Go with your gut feelings. This is your dog, you know him better than they do. 

Did he just get the hw pill, or was he vaccinated at the same time? Was anything different added to his diet or any other new thing or stressor?

I'd hate to think that hw preventative will make him sick, but after you rule out every thing else, you may have to consider an alternative. 

I do hope his is feeling better already. Poor little tiny guy.

Do poodles have issues with the MDR1 mutation? Seems like I remember just collie/collie types and sighthounds were affected by it. Hmm, something new to research...
--------------------------------------------------------------------
ok, I found something interesting. Someone has put poodles on the list for mdr1 mutation. I don't know how accurate it is, but I would definately try a different preventative.

http://www.bulldogbreeds.com/forum/...1-gene-being-found-bullmastiffs-mastiffs.html


----------



## dcyk

Thanks for the heads up, i've read about collies being sensitive to HG, the little fella is sleeping alot since we got back from the vet, one big diarrhea and sleeping all the way, drank abit of glucose, not much of anything else, since the vet said to let him rest his tummy for 12 hours, i'm gonna steam some chicken for him to eat then, and chop it finely for easier digestion.

And i read somewhere else that if the other brand is non toxic to MDR1 gene dogs why not use it for other breeds instead of risking the adverse effects.

http://pondigest.tripod.com/multidrug.html

this link is like from the Washington State University College of Veterinary Medicine


----------



## Carley's Mom

I know I will be standing alone on this one... but I don't treat my dogs for heartworms. I feel like the medicine causes more health problems than the chance of getting the worms. I may be wrong, but what I do know is that my dogs are healthy, they live a long full life and we have never had heart worms. I have 2 shih tuzs going on 16 and my last two Boxers lived to be 12 and 13 and it was their hips that caused me to put them down then. Carley had the prevention for the first 6 years of her life with her former owner, but I am not giving it to her. If she did get them at this stage in her life, they take years to cause any problems and I will take my chances. I hope your little guy will be okay and I would say trust your own feelings... you know what is best for the dog that you love, better than anyone else.


----------



## CT Girl

I have always treated my dogs for heartworm and never had an issue.

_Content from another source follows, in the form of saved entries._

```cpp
template <int WPS>
__global__ __launch_bounds__(64 * WPS, EIS_DF_BLOCKS_BWD) void k_eis_backward_df(int32_t s0, int32_t s1, const int32_t *__restrict__ pair_ptr,
                                                              const double *__restrict__ val2, const int *__restrict__ col2,
                                                              const double *__restrict__ alu, const KrylovState *__restrict__ st,
                                                              const double *__restrict__ dt, double *__restrict__ ph, double *p,
                                                              const int32_t *__restrict__ gate, int32_t *__restrict__ err, int fail) {
  if (gate && *gate != 0) return;
  if (fail) {
    if (blockIdx.x == 0 && threadIdx.x == 0) __hip_atomic_store(err, 1, __ATOMIC_RELAXED, __HIP_MEMORY_SCOPE_AGENT);
    return;
  }
  __shared__ double part[2][WPS][3][64];
  const int lane = threadIdx.x & 63, w = threadIdx.x >> 6, tail0 = s0 * 64;
  bool dead = false;
  int buf = 0;
  for (int slice = s1 - 1 - (int)blockIdx.x; slice >= s0; slice -= gridDim.x, buf ^= 1) {
// ... 28 lines not shown
    if (((h1 - h0) & 1) && w == (np % WPS)) {
      const double *vt = val2 + (size_t)(h0 + 2 * np) * 576 + lane;
      const int cols[1] = {ld_stream(col2 + (size_t)(h0 + 2 * np) * 64 + lane)};
      double a[9], x[3];
#pragma unroll
      for (int e = 0; e < 9; e++) a[e] = ld_stream(vt + e * 64);
      eis_df_gather<1>(p, cols, self, tail0, x, err, dead);
      bell_single_fma(a, x, s0v, s1v, s2v);
    }
    part[buf][w][0][lane] = s0v; part[buf][w][1][lane] = s1v; part[buf][w][2][lane] = s2v;
    __syncthreads();
    if (w == 0) {
      s0v = part[buf][0][0][lane]; s1v = part[buf][0][1][lane]; s2v = part[buf][0][2][lane];
#pragma unroll
      for (int k = 1; k < WPS; k++) { s0v += part[buf][k][0][lane]; s1v += part[buf][k][1][lane]; s2v += part[buf][k][2][lane]; }
      eis_backward_finish_own<true>((size_t)3 * self, fu, fd, fp, s0v, s1v, s2v, st, ph, p);
    }
  }
}

template <int WPS>
__global__ __launch_bounds__(64 * WPS, EIS_DF_BLOCKS_FWD) void k_eis_forward_df(int32_t s0, int32_t s1, const int32_t *__restrict__ pair_ptr,
                                                             const double *__restrict__ val2, const int *__restrict__ col2,
                                                             const double *__restrict__ alu, double esc,
                                                             const double *__restrict__ ph, const double *__restrict__ p, double *v,
                                                             double *__restrict__ w, double *__restrict__ q,
                                                             double *__restrict__ partials, int32_t part0,
                                                             const int32_t *__restrict__ gate, int32_t *__restrict__ err, int fail) {
  if (gate && *gate != 0) return;
  if (fail) {
    if (blockIdx.x == 0 && threadIdx.x == 0) __hip_atomic_store(err, 1, __ATOMIC_RELAXED, __HIP_MEMORY_SCOPE_AGENT);
// ... 1120 lines not shown
```

### frontistr_amd/hecmw.py

```python
import ctypes as C
import os

import numpy as np

_HERE = os.path.dirname(os.path.abspath(__file__))
LIBPATH = os.path.join(_HERE, "libfistr_hip.so")
_lib = None

HECMW_SOLVER_ERROR_INCONS_PC = 1001
HECMW_SOLVER_ERROR_ZERO_DIAG = 2001
HECMW_SOLVER_ERROR_ZERO_RHS = 2002
HECMW_SOLVER_ERROR_NOCONV_MAXIT = 3001
HECMW_SOLVER_ERROR_DIVERGE_MAT = 3002
HECMW_SOLVER_ERROR_DIVERGE_PC = 3003

FX_UP_PROFILE, FX_UP_VALUES, FX_UP_RHS, FX_UP_X, FX_UP_ALL = 1, 2, 4, 8, 15


class HecmwSolverError(RuntimeError):
    def __init__(self, code, msg):
        super().__init__("HEC-MW-SOLVER %d: %s" % (code, msg))
        self.code = code


# ... 262 lines not shown

    def stream_ceiling_gbs(self, nrepeat=5):
        out = C.c_double(0)
        _chk(lib().fx_stream_ceiling(self.h, nrepeat, C.byref(out)))
        return out.value

    def stats(self):
        out = (C.c_int64 * 16)()
        _chk(lib().fx_get_stats(self.h, out))
        keys = ("N", "NP", "NPL", "NPU", "M_pairs", "M_blocks", "M_slices", "ncolor", "L_pairs", "L_blocks",
                "U_pairs", "U_blocks", "ssor_slices", "wg_interior", "wg_boundary", "eisenstat")
        st = {k: int(out[i]) for i, k in enumerate(keys)}
        v = st["eisenstat"]
        st["ssor_natural"] = (v >> 1) & 1
        st["df_mode"] = (v >> 2) & 3
        st["df_fallbacks"] = (v >> 8) & 0xFF
        st["df_grid"] = v >> 16
        st["eisenstat"] = v & 1
        return st

    def eis_tail_stats(self):
        out = (C.c_int64 * 6)()
        _chk(lib().fx_eis_tail_stats(self.h, out))
        keys = ("color0", "slices", "grid", "launches", "ncolor", "grid_max")
        return {k: int(out[i]) for i, k in enumerate(keys)}

    def krylov_begin(self, hecMAT):
        _chk(lib().fx_krylov_begin(self.h, _ptr(hecMAT.Iarray), _ptr(hecMAT.Rarray)))

    def krylov_steps(self, nsteps):
# ... 326 lines not shown
```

In my area of the country (Northeast) heartworm use to be rare but now with more rescue dogs being brought up from the South is happening more here now. The consequences of a dog catching heartworm are so dire that I feel the risk to benefit ratio is there. Carley's Mom what makes you think that the medicine causes more health problems? In the case of a puppy they often can get an upset tummy - it may or not be connected to the medicine. I would do as your vet suggested and see what happens next month. If your puppy again has issues then do not give it.


----------



## Carley's Mom

I read an article years ago that made a conection to heart worm pervention and cancer. I just felt it was the right decision for me. My sister has had many dogs end up with cancer and she does treat. That is about the only differance in the care of our dogs... she too feeds good food, exercises ect. Like I stated, I may be wrong, but I went with my gut and so far I have been okay. I am not saying that it is the way to go, just the way I am going. I am a health nut and fear all meds for myself or my dogs. And like I said before, my dogs are healthy. I rarely have to go to the vet for more than check up. I am shocked at how much other people spend on vet bills. I have never had to do that with any dog. And my dogs live long lives !


----------



## all that jazz

My husband!s dog died of hear worms in Baltimore Maryland.


----------



## bigpoodleperson

With him being so tiny and all the vomiting he did, I would be worried about dehydration. Esp. if you are fasting him, I would also be worried about hypoglycemia (low blood sugar). Small dogs are prone to it if they dont eat often, and it is life threatening. Did your vet give him any sub-q fluids (under his skin)? Small dogs especially can get dehydrated fast. Lift his lip and touch your thumb to his gums (right above his canine teeth). Do his gums feel moist? Does your thumb sort of stick to them like they are tacky? Dry? If they are dry and your thumb sticks to them (tacky) then he is dehydrated. I would bring him back into the vet for fluids right away if he is.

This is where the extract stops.